Any makers in particular? I would prefer leather to kydex if I have the option, but that definitely adds more $$$ to the equation.


----------



## 1YoungGun

zhurdan said:


> I agree with Steve whole heartedly on buying quality. Most often, cheap and comfortable don't go too well in the same sentence.
> 
> I've been using Kirkpatrick leather holsters for a couple of years now, and their quality is very good. Comfort is great and the price isn't astronomical and neither are the wait times.
> 
> Check this one out *Hidden Defense*
> 
> They are actually having a sale on packages right now. $10 off if you buy a belt, holster and mag carrier.
> 
> Also, can't stress enough the importance of a good quality gun belt. A Wal-mart or JCPenneys belt is just not going to cut it long term.


Thanks for the link. Could you tell me a little more about what qualities I should be looking for in a belt?


----------



## Steve M1911A1

1YoungGun said:


> ...Could you tell me a little more about what qualities I should be looking for in a belt?

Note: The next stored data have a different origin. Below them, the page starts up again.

# 3DOM-FBK/deep-image-matching

Hardware: NVIDIA H100
Metric: image-pairs/sec (SuperPoint+LightGlue, 1024x1024, 2048 kpts) (higher is better)
Workload: dtype f16 hi/lo split x3 MMA, f32 accumulate (fp32-class)

## Files before the change

### deep-image-matching_b200/csrc/attention.cuh

```cuda
#pragma once
#include "common.cuh"
#include "sm90.cuh"

namespace {

constexpr int kAttnBlk = 64;
constexpr int kAttnTile = 128;
constexpr int kAttnThreads = 9 * 32;

template <int HD, bool SPLIT>
struct AttnGeom {
  static constexpr int kPl = SPLIT ? 2 : 1;
  static constexpr int kAtoms = HD / 64;
  static constexpr int kAtomQ = kAttnTile * 128, kQB = kAtoms * kAtomQ;
  static constexpr int kAtomK = kAttnBlk * 128, kKB = kAtoms * kAtomK;
  static constexpr int kVB = HD * 128;
  static constexpr int kSmem = kPl * (kQB + 2 * (kKB + kVB)) + 256 + 1024;
};

template <int HD, bool SPLIT, class Out>
__device__ __forceinline__ void attn_tile(const CUtensorMap* tmQh, const CUtensorMap* tmQl, const CUtensorMap* tmKh,
                                          const CUtensorMap* tmKl, const CUtensorMap* tmVh, const CUtensorMap* tmVl, int qrow, int krow,
                                          int vrow, int nq, int nk, float scale, float lazy, const Out& out) {
  using namespace sm90;
  using G = AttnGeom<HD, SPLIT>;
  extern __shared__ uint8_t sm_attn_raw[];
  uint8_t* smem = sm_attn_raw + ((1024u - (smem_u32(sm_attn_raw) & 1023u)) & 1023u);
  uint8_t* sQ = smem;
  uint8_t* sK = sQ + G::kPl * G::kQB;
  uint8_t* sV = sK + 2 * G::kPl * G::kKB;
  uint64_t* bars = reinterpret_cast<uint64_t*>(sV + 2 * G::kPl * G::kVB);
  uint64_t *bQ = bars, *kFull = bars + 1, *kEmpty = bars + 3, *vFull = bars + 5, *vEmpty = bars + 7;
  const int tid = threadIdx.x, warp = tid >> 5, lane = tid & 31;
  if (tid == 0) {
    mbar_init(bQ, 1);
    for (int i = 0; i < 2; ++i) {
      mbar_init(&kFull[i], 1);
      mbar_init(&kEmpty[i], 8);
      mbar_init(&vFull[i], 1);
      mbar_init(&vEmpty[i], 8);
    }
    fence_barrier_init();
  }
  __syncthreads();
  const int nblk = (nk + kAttnBlk - 1) / kAttnBlk;

  if (warp == 8) {
    if (nblk > 0 && elect_one()) {
      mbar_expect_tx(bQ, G::kPl * G::kQB);
      for (int at = 0; at < G::kAtoms; ++at) {
        tma_load_2d(sQ + at * G::kAtomQ, tmQh, bQ, at * 64, qrow);
        if (SPLIT) tma_load_2d(sQ + G::kQB + at * G::kAtomQ, tmQl, bQ, at * 64, qrow);
      }
    }
    __syncwarp();
    for (int j = 0; j < nblk; ++j) {
      const int s = j & 1;
      const uint32_t ph = (j >> 1) & 1;
      mbar_wait(&kEmpty[s], ph ^ 1);
      if (elect_one()) {
        mbar_expect_tx(&kFull[s], G::kPl * G::kKB);
        for (int at = 0; at < G::kAtoms; ++at) {
          tma_load_2d(sK + s * G::kPl * G::kKB + at * G::kAtomK, tmKh, &kFull[s], at * 64, krow + j * kAttnBlk);
          if (SPLIT) tma_load_2d(sK + s * G::kPl * G::kKB + G::kKB + at * G::kAtomK, tmKl, &kFull[s], at * 64, krow + j * kAttnBlk);
        }
      }
      __syncwarp();
      mbar_wait(&vEmpty[s], ph ^ 1);
      if (elect_one()) {
        mbar_expect_tx(&vFull[s], G::kPl * G::kVB);
        tma_load_2d(sV + s * G::kPl * G::kVB, tmVh, &vFull[s], j * kAttnBlk, vrow);
        if (SPLIT) tma_load_2d(sV + s * G::kPl * G::kVB + G::kVB, tmVl, &vFull[s], j * kAttnBlk, vrow);
      }
      __syncwarp();
    }
    return;
  }
  const int wg = warp >> 2, w4 = warp & 3;
  const int r0 = 64 * wg + 16 * w4 + (lane >> 2);
  const uint32_t q_wg = smem_u32(sQ) + wg * 64 * 128;
  float o[HD / 2];
#pragma unroll
  for (int i = 0; i < HD / 2; ++i) o[i] = 0.f;
  float m_run[2] = {-INFINITY, -INFINITY}, l_run[2] = {0.f, 0.f};
  const float c2 = scale * 1.4426950408889634f;
  if (nblk > 0) mbar_wait(bQ, 0);
  for (int j = 0; j < nblk; ++j) {
    const int s = j & 1;
    const uint32_t ph = (j >> 1) & 1;
    float sc[kAttnBlk / 2];
    mbar_wait(&kFull[s], ph);
    {
      const uint32_t kb = smem_u32(sK + s * G::kPl * G::kKB);
      wgmma_fence();
#pragma unroll
      for (int kk = 0; kk < 4 * G::kAtoms; ++kk) {
        const uint64_t qh = sdesc_advance_k(make_sdesc_sw128(q_wg + (kk >> 2) * G::kAtomQ), kk & 3);
        const uint64_t kh = sdesc_advance_k(make_sdesc_sw128(kb + (kk >> 2) * G::kAtomK), kk & 3);
        Wgmma<kAttnBlk>::ss(sc, qh, kh, kk != 0);
        if (SPLIT) {
          const uint64_t ql = sdesc_advance_k(make_sdesc_sw128(q_wg + G::kQB + (kk >> 2) * G::kAtomQ), kk & 3);
          const uint64_t kl = sdesc_advance_k(make_sdesc_sw128(kb + G::kKB + (kk >> 2) * G::kAtomK), kk & 3);
          Wgmma<kAttnBlk>::ss(sc, qh, kl, 1);
          Wgmma<kAttnBlk>::ss(sc, ql, kh, 1);
        }
      }
      wgmma_commit();
      wgmma_wait<0>();
      wgmma_fence_regs(sc);
    }
    if (lane == 0) mbar_arrive(&kEmpty[s]);
    const int key0 = j * kAttnBlk + 2 * (lane & 3);
    if (j * kAttnBlk + kAttnBlk > nk) {
#pragma unroll
      for (int i = 0; i < kAttnBlk / 8; ++i)
#pragma unroll
        for (int e = 0; e < 4; ++e)
          if (key0 + 8 * i + (e & 1) >= nk) sc[4 * i + e] = -INFINITY;
    }
    float alpha[2], mc[2];
#pragma unroll
    for (int h = 0; h < 2; ++h) {
      float mx = sc[2 * h];
#pragma unroll
      for (int i = 0; i < kAttnBlk / 8; ++i) mx = fmaxf(mx, fmaxf(sc[4 * i + 2 * h], sc[4 * i + 2 * h + 1]));
      mx = fmaxf(mx, __shfl_xor_sync(0xffffffffu, mx, 1));
      mx = fmaxf(mx, __shfl_xor_sync(0xffffffffu, mx, 2));
      const float m_blk = fmaxf(m_run[h], mx);
      const bool grow = (m_blk - m_run[h]) * c2 > lazy;
      const float m_new = grow ? m_blk : m_run[h];
      alpha[h] = grow ? fast_exp2((m_run[h] - m_new) * c2) : 1.f;
      mc[h] = m_new * c2;
      m_run[h] = m_new;
    }
    float ps[2] = {0.f, 0.f};
#pragma unroll
    for (int i = 0; i < kAttnBlk / 8; ++i)
#pragma unroll
      for (int e = 0; e < 4; ++e) {
        sc[4 * i + e] = fast_exp2(fmaf(sc[4 * i + e], c2, -mc[e >> 1]));
        ps[e >> 1] += sc[4 * i + e];
      }
#pragma unroll
    for (int h = 0; h < 2; ++h) l_run[h] = l_run[h] * alpha[h] + ps[h];
#pragma unroll
    for (int i = 0; i < HD / 8; ++i) {
      o[4 * i] *= alpha[0], o[4 * i + 1] *= alpha[0];
      o[4 * i + 2] *= alpha[1], o[4 * i + 3] *= alpha[1];
    }
    uint32_t ph_[kAttnBlk / 4], pl_[kAttnBlk / 4];
#pragma unroll
    for (int c = 0; c < kAttnBlk / 4; ++c) {
      __half2 h2, l2;
      split2_f32(sc[2 * c], sc[2 * c + 1], h2, l2);
      ph_[c] = *reinterpret_cast<uint32_t*>(&h2);
      pl_[c] = *reinterpret_cast<uint32_t*>(&l2);
    }
    mbar_wait(&vFull[s], ph);
    {
      const uint32_t vb = smem_u32(sV + s * G::kPl * G::kVB);
      const uint64_t v_h = make_sdesc_sw128(vb), v_l = make_sdesc_sw128(vb + G::kVB);
      wgmma_fence();
#pragma unroll
      for (int kk = 0; kk < kAttnBlk / 16; ++kk) {
        const uint32_t ah[4] = {ph_[4 * kk], ph_[4 * kk + 1], ph_[4 * kk + 2], ph_[4 * kk + 3]};
        Wgmma<HD>::rs(o, ah, sdesc_advance_k(v_h, kk), 1);
        if (SPLIT) {
          const uint32_t al[4] = {pl_[4 * kk], pl_[4 * kk + 1], pl_[4 * kk + 2], pl_[4 * kk + 3]};
          Wgmma<HD>::rs(o, ah, sdesc_advance_k(v_l, kk), 1);
          Wgmma<HD>::rs(o, al, sdesc_advance_k(v_h, kk), 1);
        }
      }
      wgmma_commit();
      wgmma_wait<0>();
      wgmma_fence_regs(o);
    }
    if (lane == 0) mbar_arrive(&vEmpty[s]);
  }
  float inv[2];
#pragma unroll
  for (int h = 0; h < 2; ++h) {
    float l = l_run[h];
    l += __shfl_xor_sync(0xffffffffu, l, 1);
    l += __shfl_xor_sync(0xffffffffu, l, 2);
    inv[h] = nblk > 0 ? 1.f / l : 0.f;
  }
#pragma unroll
  for (int i = 0; i < HD / 8; ++i) {
    const int col = 8 * i + 2 * (lane & 3);
    if (r0 < nq) out(r0, col, o[4 * i] * inv[0], o[4 * i + 1] * inv[0]);
    if (r0 + 8 < nq) out(r0 + 8, col, o[4 * i + 2] * inv[1], o[4 * i + 3] * inv[1]);
  }
}

}
```

Measured before the change: 230.5.

## Software-pipeline attention: overlap next QK^T wgmma with current softmax and PV

Restructures the consumer loop so the S=QK^T wgmma for block j+1 is issued before the PV wgmma for block j, and the softmax of j+1 runs while PV is still in flight (wait<1>). The producer now prefetches K one block ahead of V to feed this ordering. It also skips the O rescale when no lane's running max grew. The cost is extra register pressure from keeping sc, ph_/pl_ and o live together, plus more complex barrier phase handling.

New measurement: 235.5 (median of 6 runs). 1.02x the previous value.

```diff
diff --git a/deep-image-matching_b200/csrc/attention.cuh b/deep-image-matching_b200/csrc/attention.cuh
--- a/deep-image-matching_b200/csrc/attention.cuh
+++ b/deep-image-matching_b200/csrc/attention.cuh
@@ -54,10 +54,9 @@
       }
     }
     __syncwarp();
-    for (int j = 0; j < nblk; ++j) {
+    const auto load_k = [&](int j) {
       const int s = j & 1;
-      const uint32_t ph = (j >> 1) & 1;
-      mbar_wait(&kEmpty[s], ph ^ 1);
+      mbar_wait(&kEmpty[s], ((j >> 1) & 1) ^ 1);
       if (elect_one()) {
         mbar_expect_tx(&kFull[s], G::kPl * G::kKB);
         for (int at = 0; at < G::kAtoms; ++at) {
@@ -66,6 +65,12 @@
         }
       }
       __syncwarp();
+    };
+    if (nblk > 0) load_k(0);
+    for (int j = 0; j < nblk; ++j) {
+      const int s = j & 1;
+      const uint32_t ph = (j >> 1) & 1;
+      if (j + 1 < nblk) load_k(j + 1);
       mbar_wait(&vEmpty[s], ph ^ 1);
       if (elect_one()) {
         mbar_expect_tx(&vFull[s], G::kPl * G::kVB);
@@ -78,38 +83,37 @@
   }
   const int wg = warp >> 2, w4 = warp & 3;
   const int r0 = 64 * wg + 16 * w4 + (lane >> 2);
-  const uint32_t q_wg = smem_u32(sQ) + wg * 64 * 128;
+  const uint32_t q_wg0 = smem_u32(sQ) + wg * 64 * 128;
   float o[HD / 2];
 #pragma unroll
   for (int i = 0; i < HD / 2; ++i) o[i] = 0.f;
   float m_run[2] = {-INFINITY, -INFINITY}, l_run[2] = {0.f, 0.f};
   const float c2 = scale * 1.4426950408889634f;
-  if (nblk > 0) mbar_wait(bQ, 0);
-  for (int j = 0; j < nblk; ++j) {
+  float sc[kAttnBlk / 2];
+  uint32_t ph_[kAttnBlk / 4], pl_[kAttnBlk / 4];
+  float alpha[2];
+  const auto issue_s = [&](int j) {
     const int s = j & 1;
-    const uint32_t ph = (j >> 1) & 1;
-    float sc[kAttnBlk / 2];
-    mbar_wait(&kFull[s], ph);
-    {
-      const uint32_t kb = smem_u32(sK + s * G::kPl * G::kKB);
-      wgmma_fence();
-#pragma unroll
-      for (int kk = 0; kk < 4 * G::kAtoms; ++kk) {
-        const uint64_t qh = sdesc_advance_k(make_sdesc_sw128(q_wg + (kk >> 2) * G::kAtomQ), kk & 3);
-        const uint64_t kh = sdesc_advance_k(make_sdesc_sw128(kb + (kk >> 2) * G::kAtomK), kk & 3);
-        Wgmma<kAttnBlk>::ss(sc, qh, kh, kk != 0);
-        if (SPLIT) {
-          const uint64_t ql = sdesc_advance_k(make_sdesc_sw128(q_wg + G::kQB + (kk >> 2) * G::kAtomQ), kk & 3);
-          const uint64_t kl = sdesc_advance_k(make_sdesc_sw128(kb + G::kKB + (kk >> 2) * G::kAtomK), kk & 3);
-          Wgmma<kAttnBlk>::ss(sc, qh, kl, 1);
-          Wgmma<kAttnBlk>::ss(sc, ql, kh, 1);
-        }
-      }
-      wgmma_commit();
-      wgmma_wait<0>();
-      wgmma_fence_regs(sc);
-    }
-    if (lane == 0) mbar_arrive(&kEmpty[s]);
+    mbar_wait(&kFull[s], (j >> 1) & 1);
+    const uint32_t kb = smem_u32(sK + s * G::kPl * G::kKB);
+    uint32_t q_wg;
+    asm volatile("mov.u32 %0, %1;" : "=r"(q_wg) : "r"(q_wg0));
+    wgmma_fence();
+#pragma unroll
+    for (int kk = 0; kk < 4 * G::kAtoms; ++kk) {
+      const uint64_t qh = sdesc_advance_k(make_sdesc_sw128(q_wg + (kk >> 2) * G::kAtomQ), kk & 3);
+      const uint64_t kh = sdesc_advance_k(make_sdesc_sw128(kb + (kk >> 2) * G::kAtomK), kk & 3);
+      Wgmma<kAttnBlk>::ss(sc, qh, kh, kk != 0);
+      if (SPLIT) {
+        const uint64_t ql = sdesc_advance_k(make_sdesc_sw128(q_wg + G::kQB + (kk >> 2) * G::kAtomQ), kk & 3);
+        const uint64_t kl = sdesc_advance_k(make_sdesc_sw128(kb + G::kKB + (kk >> 2) * G::kAtomK), kk & 3);
+        Wgmma<kAttnBlk>::ss(sc, qh, kl, 1);
+        Wgmma<kAttnBlk>::ss(sc, ql, kh, 1);
+      }
+    }
+    wgmma_commit();
+  };
+  const auto softmax = [&](int j) {
     const int key0 = j * kAttnBlk + 2 * (lane & 3);
     if (j * kAttnBlk + kAttnBlk > nk) {
 #pragma unroll
@@ -118,7 +122,8 @@
         for (int e = 0; e < 4; ++e)
           if (key0 + 8 * i + (e & 1) >= nk) sc[4 * i + e] = -INFINITY;
     }
-    float alpha[2], mc[2];
+    float mc[2];
+    bool grew = false;
 #pragma unroll
     for (int h = 0; h < 2; ++h) {
       float mx = sc[2 * h];
@@ -132,6 +137,7 @@
       alpha[h] = grow ? fast_exp2((m_run[h] - m_new) * c2) : 1.f;
       mc[h] = m_new * c2;
       m_run[h] = m_new;
+      grew |= grow;
     }
     float ps[2] = {0.f, 0.f};
 #pragma unroll
@@ -143,12 +149,16 @@
       }
 #pragma unroll
     for (int h = 0; h < 2; ++h) l_run[h] = l_run[h] * alpha[h] + ps[h];
-#pragma unroll
-    for (int i = 0; i < HD / 8; ++i) {
-      o[4 * i] *= alpha[0], o[4 * i + 1] *= alpha[0];
-      o[4 * i + 2] *= alpha[1], o[4 * i + 3] *= alpha[1];
-    }
-    uint32_t ph_[kAttnBlk / 4], pl_[kAttnBlk / 4];
+    return __any_sync(0xffffffffu, grew);
+  };
+  const auto rescale_split = [&](bool grew) {
+    if (grew) {
+#pragma unroll
+      for (int i = 0; i < HD / 8; ++i) {
+        o[4 * i] *= alpha[0], o[4 * i + 1] *= alpha[0];
+        o[4 * i + 2] *= alpha[1], o[4 * i + 3] *= alpha[1];
+      }
+    }
 #pragma unroll
     for (int c = 0; c < kAttnBlk / 4; ++c) {
       __half2 h2, l2;
@@ -156,26 +166,50 @@
       ph_[c] = *reinterpret_cast<uint32_t*>(&h2);
       pl_[c] = *reinterpret_cast<uint32_t*>(&l2);
     }
-    mbar_wait(&vFull[s], ph);
-    {
-      const uint32_t vb = smem_u32(sV + s * G::kPl * G::kVB);
-      const uint64_t v_h = make_sdesc_sw128(vb), v_l = make_sdesc_sw128(vb + G::kVB);
-      wgmma_fence();
-#pragma unroll
-      for (int kk = 0; kk < kAttnBlk / 16; ++kk) {
-        const uint32_t ah[4] = {ph_[4 * kk], ph_[4 * kk + 1], ph_[4 * kk + 2], ph_[4 * kk + 3]};
-        Wgmma<HD>::rs(o, ah, sdesc_advance_k(v_h, kk), 1);
-        if (SPLIT) {
-          const uint32_t al[4] = {pl_[4 * kk], pl_[4 * kk + 1], pl_[4 * kk + 2], pl_[4 * kk + 3]};
-          Wgmma<HD>::rs(o, ah, sdesc_advance_k(v_l, kk), 1);
-          Wgmma<HD>::rs(o, al, sdesc_advance_k(v_h, kk), 1);
-        }
-      }
-      wgmma_commit();
+  };
+  const auto issue_pv = [&](int j) {
+    const int s = j & 1;
+    mbar_wait(&vFull[s], (j >> 1) & 1);
+    const uint32_t vb = smem_u32(sV + s * G::kPl * G::kVB);
+    const uint64_t v_h = make_sdesc_sw128(vb), v_l = make_sdesc_sw128(vb + G::kVB);
+    wgmma_fence();
+#pragma unroll
+    for (int kk = 0; kk < kAttnBlk / 16; ++kk) {
+      const uint32_t ah[4] = {ph_[4 * kk], ph_[4 * kk + 1], ph_[4 * kk + 2], ph_[4 * kk + 3]};
+      Wgmma<HD>::rs(o, ah, sdesc_advance_k(v_h, kk), 1);
+      if (SPLIT) {
+        const uint32_t al[4] = {pl_[4 * kk], pl_[4 * kk + 1], pl_[4 * kk + 2], pl_[4 * kk + 3]};
+        Wgmma<HD>::rs(o, ah, sdesc_advance_k(v_l, kk), 1);
+        Wgmma<HD>::rs(o, al, sdesc_advance_k(v_h, kk), 1);
+      }
+    }
+    wgmma_commit();
+  };
+  if (nblk > 0) {
+    mbar_wait(bQ, 0);
+    issue_s(0);
+    wgmma_wait<0>();
+    wgmma_fence_regs(sc);
+    if (lane == 0) mbar_arrive(&kEmpty[0]);
+    bool grew = softmax(0);
+    for (int j = 0; j + 1 < nblk; ++j) {
       wgmma_wait<0>();
       wgmma_fence_regs(o);
-    }
-    if (lane == 0) mbar_arrive(&vEmpty[s]);
+      if (j > 0 && lane == 0) mbar_arrive(&vEmpty[(j - 1) & 1]);
+      rescale_split(grew);
+      issue_s(j + 1);
+      issue_pv(j);
+      wgmma_wait<1>();
+      wgmma_fence_regs(sc);
+      if (lane == 0) mbar_arrive(&kEmpty[(j + 1) & 1]);
+      grew = softmax(j + 1);
+    }
+    wgmma_wait<0>();
+    wgmma_fence_regs(o);
+    rescale_split(grew);
+    issue_pv(nblk - 1);
+    wgmma_wait<0>();
+    wgmma_fence_regs(o);
   }
   float inv[2];
 #pragma unroll
```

• The pistol belt's width should match the slots, loops, or tunnel of your holster, so the holster can't wriggle or slide.
• The belt should be _stiff_, so the holster-and-gun combination won't sag.
• The belt's buckle should be solid and unbreakable.

Galco makes excellent belts, as do many other makers. Galco's buckles are better than most.
Some makers use two layers of leather to make a belt. That is a minimum. Other makers add an interlining of stiffening material, which is nice but not absolutely necessary.
One maker says that he uses only "bull leather," but that is mostly bull pucky, since there's really no way to tell. Bull or cow, high-quality leather is high-quality leather.
A good gun belt should be at least 3/16" thick, and 1/4" is better. A thick outer layer and a thinner lining layer is an OK combination, as is two layers of equal thickness. The important criterion is stiffness, not thickness or what sex the donor animal was.


----------



## 1YoungGun

Steve M1911A1 said:


> • The pistol belt's width should match the slots, loops, or tunnel of your holster, so the holster can't wriggle or slide.
> • The belt should be _stiff_, so the holster-and-gun combination won't sag.
> • The belt's buckle should be solid and unbreakable.
> 
> Galco makes excellent belts, as do many other makers. Galco's buckles are better than most.
> Some makers use two layers of leather to make a belt. That is a minimum. Other makers add an interlining of stiffening material, which is nice but not absolutely necessary.
> One maker says that he uses only "bull leather," but that is mostly bull pucky, since there's really no way to tell. Bull or cow, high-quality leather is high-quality leather.
> A good gun belt should be at least 3/16" thick, and 1/4" is better. A thick outer layer and a thinner lining layer is an OK combination, as is two layers of equal thickness. The important criterion is stiffness, not thickness or what sex the donor animal was.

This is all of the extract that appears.